Your assignment → Reply with nothing but the number of lines in the data below where the word "define" occurs.

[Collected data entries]
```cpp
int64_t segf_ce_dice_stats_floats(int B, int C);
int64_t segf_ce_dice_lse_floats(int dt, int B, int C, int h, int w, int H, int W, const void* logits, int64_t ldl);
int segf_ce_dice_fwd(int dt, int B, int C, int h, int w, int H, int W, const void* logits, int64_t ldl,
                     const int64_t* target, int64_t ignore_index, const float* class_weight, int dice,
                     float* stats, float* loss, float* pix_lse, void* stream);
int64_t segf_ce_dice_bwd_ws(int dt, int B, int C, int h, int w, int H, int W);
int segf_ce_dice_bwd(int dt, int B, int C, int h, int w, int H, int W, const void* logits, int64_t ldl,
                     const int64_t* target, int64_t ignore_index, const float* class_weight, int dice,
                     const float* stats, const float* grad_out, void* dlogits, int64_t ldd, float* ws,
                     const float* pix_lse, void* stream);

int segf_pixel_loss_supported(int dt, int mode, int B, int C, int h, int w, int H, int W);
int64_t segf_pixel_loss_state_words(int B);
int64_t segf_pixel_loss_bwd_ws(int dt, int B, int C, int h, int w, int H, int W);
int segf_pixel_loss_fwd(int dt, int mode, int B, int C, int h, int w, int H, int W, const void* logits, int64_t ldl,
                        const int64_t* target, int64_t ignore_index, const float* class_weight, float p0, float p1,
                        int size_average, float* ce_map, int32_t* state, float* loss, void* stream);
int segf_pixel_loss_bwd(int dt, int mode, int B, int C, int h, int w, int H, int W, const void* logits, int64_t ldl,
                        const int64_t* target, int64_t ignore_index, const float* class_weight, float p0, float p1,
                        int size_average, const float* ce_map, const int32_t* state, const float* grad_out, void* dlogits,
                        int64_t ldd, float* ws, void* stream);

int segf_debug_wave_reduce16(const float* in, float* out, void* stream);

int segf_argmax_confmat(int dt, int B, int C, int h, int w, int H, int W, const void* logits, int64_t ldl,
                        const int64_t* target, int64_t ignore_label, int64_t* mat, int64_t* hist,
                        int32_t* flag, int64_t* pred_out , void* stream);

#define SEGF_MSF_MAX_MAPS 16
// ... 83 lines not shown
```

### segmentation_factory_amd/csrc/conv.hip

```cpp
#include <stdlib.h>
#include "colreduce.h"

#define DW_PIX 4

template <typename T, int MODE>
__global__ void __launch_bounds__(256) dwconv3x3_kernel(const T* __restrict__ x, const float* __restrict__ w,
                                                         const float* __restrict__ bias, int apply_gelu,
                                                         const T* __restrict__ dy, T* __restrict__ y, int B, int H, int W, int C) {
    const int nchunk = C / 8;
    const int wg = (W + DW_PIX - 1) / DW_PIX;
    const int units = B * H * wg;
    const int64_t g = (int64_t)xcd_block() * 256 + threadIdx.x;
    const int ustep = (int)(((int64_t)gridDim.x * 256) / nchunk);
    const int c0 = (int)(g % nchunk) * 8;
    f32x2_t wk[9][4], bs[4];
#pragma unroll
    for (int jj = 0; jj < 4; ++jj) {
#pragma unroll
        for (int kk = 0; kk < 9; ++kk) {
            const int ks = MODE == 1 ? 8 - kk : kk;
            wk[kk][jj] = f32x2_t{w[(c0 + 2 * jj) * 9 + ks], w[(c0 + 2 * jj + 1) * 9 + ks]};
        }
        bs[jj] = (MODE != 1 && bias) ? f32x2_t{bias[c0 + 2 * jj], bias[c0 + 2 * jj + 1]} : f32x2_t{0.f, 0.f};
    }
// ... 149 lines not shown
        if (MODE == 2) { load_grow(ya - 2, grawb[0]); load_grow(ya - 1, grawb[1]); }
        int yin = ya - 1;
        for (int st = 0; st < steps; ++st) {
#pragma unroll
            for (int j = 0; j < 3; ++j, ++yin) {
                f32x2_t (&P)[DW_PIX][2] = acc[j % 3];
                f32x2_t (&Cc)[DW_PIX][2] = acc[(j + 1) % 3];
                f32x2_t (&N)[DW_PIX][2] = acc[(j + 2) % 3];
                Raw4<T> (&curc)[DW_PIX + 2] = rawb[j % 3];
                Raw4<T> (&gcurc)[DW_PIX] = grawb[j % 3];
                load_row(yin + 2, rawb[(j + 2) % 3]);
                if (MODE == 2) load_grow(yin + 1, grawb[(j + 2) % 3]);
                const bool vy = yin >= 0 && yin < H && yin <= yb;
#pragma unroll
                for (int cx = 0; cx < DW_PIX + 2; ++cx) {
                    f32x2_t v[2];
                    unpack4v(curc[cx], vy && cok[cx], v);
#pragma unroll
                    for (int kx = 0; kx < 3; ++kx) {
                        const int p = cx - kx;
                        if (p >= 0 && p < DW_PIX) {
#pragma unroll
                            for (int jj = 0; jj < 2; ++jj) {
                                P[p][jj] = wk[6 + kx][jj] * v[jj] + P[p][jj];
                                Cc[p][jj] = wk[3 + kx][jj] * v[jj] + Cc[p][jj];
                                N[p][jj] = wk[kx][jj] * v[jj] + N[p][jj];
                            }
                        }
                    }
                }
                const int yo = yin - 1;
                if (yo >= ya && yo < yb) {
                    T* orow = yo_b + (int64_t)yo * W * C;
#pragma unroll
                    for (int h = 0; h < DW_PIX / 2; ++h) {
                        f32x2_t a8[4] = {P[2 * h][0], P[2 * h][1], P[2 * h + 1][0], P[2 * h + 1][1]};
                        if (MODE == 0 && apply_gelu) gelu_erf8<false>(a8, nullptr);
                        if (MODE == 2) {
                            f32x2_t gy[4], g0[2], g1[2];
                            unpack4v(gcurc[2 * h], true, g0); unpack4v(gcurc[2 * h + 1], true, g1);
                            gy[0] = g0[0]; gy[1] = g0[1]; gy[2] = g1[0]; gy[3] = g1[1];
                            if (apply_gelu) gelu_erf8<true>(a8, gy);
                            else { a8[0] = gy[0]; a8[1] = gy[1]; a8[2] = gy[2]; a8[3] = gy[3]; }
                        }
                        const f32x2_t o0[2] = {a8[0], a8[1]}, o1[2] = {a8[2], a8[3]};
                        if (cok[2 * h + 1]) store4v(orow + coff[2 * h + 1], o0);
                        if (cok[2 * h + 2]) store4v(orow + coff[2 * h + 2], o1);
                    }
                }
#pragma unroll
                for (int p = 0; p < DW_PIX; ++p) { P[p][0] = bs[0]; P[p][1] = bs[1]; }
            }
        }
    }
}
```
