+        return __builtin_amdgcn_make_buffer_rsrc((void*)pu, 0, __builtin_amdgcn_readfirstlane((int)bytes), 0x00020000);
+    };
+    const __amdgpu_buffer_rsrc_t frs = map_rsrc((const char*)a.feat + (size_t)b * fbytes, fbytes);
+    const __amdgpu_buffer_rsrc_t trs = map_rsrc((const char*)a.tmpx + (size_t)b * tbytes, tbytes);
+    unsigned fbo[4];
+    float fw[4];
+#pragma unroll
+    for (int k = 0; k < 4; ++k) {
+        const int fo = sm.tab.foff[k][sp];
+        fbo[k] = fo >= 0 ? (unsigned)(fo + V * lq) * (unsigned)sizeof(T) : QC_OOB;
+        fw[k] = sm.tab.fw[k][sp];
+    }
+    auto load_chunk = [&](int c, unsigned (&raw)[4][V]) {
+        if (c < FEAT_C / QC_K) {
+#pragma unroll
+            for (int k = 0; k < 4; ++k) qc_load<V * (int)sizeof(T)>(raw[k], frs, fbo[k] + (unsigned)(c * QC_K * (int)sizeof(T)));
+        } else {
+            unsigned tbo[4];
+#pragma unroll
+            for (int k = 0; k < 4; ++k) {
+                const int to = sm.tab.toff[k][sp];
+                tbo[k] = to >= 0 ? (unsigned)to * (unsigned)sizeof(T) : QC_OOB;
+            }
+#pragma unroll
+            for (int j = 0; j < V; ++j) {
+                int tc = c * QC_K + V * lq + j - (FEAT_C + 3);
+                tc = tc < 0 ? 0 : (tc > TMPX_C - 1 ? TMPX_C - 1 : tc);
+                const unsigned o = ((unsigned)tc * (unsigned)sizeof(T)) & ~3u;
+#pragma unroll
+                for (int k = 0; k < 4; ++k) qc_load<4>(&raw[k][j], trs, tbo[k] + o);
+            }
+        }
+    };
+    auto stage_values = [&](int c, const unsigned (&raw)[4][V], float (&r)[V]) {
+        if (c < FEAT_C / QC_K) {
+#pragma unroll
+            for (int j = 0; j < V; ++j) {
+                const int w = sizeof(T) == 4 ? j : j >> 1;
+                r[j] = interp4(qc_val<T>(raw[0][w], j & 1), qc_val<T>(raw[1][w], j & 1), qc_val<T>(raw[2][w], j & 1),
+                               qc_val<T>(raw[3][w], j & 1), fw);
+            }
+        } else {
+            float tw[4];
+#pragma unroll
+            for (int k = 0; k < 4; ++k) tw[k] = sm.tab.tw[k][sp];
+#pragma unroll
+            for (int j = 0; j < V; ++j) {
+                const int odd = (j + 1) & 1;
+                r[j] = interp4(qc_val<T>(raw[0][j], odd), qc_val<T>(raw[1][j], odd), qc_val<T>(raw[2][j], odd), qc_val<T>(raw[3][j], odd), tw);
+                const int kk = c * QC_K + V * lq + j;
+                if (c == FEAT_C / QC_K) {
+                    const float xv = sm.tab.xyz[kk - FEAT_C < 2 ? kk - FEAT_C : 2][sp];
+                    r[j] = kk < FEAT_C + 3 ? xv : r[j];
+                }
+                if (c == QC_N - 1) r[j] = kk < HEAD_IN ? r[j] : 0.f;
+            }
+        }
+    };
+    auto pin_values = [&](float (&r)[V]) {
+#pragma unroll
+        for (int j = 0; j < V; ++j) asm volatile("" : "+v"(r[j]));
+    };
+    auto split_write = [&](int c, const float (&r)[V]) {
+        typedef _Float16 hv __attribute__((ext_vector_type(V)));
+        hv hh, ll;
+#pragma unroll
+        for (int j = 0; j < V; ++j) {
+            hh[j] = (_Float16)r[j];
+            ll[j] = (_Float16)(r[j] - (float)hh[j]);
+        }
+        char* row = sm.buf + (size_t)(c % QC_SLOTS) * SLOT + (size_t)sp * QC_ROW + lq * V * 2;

Answer below → 2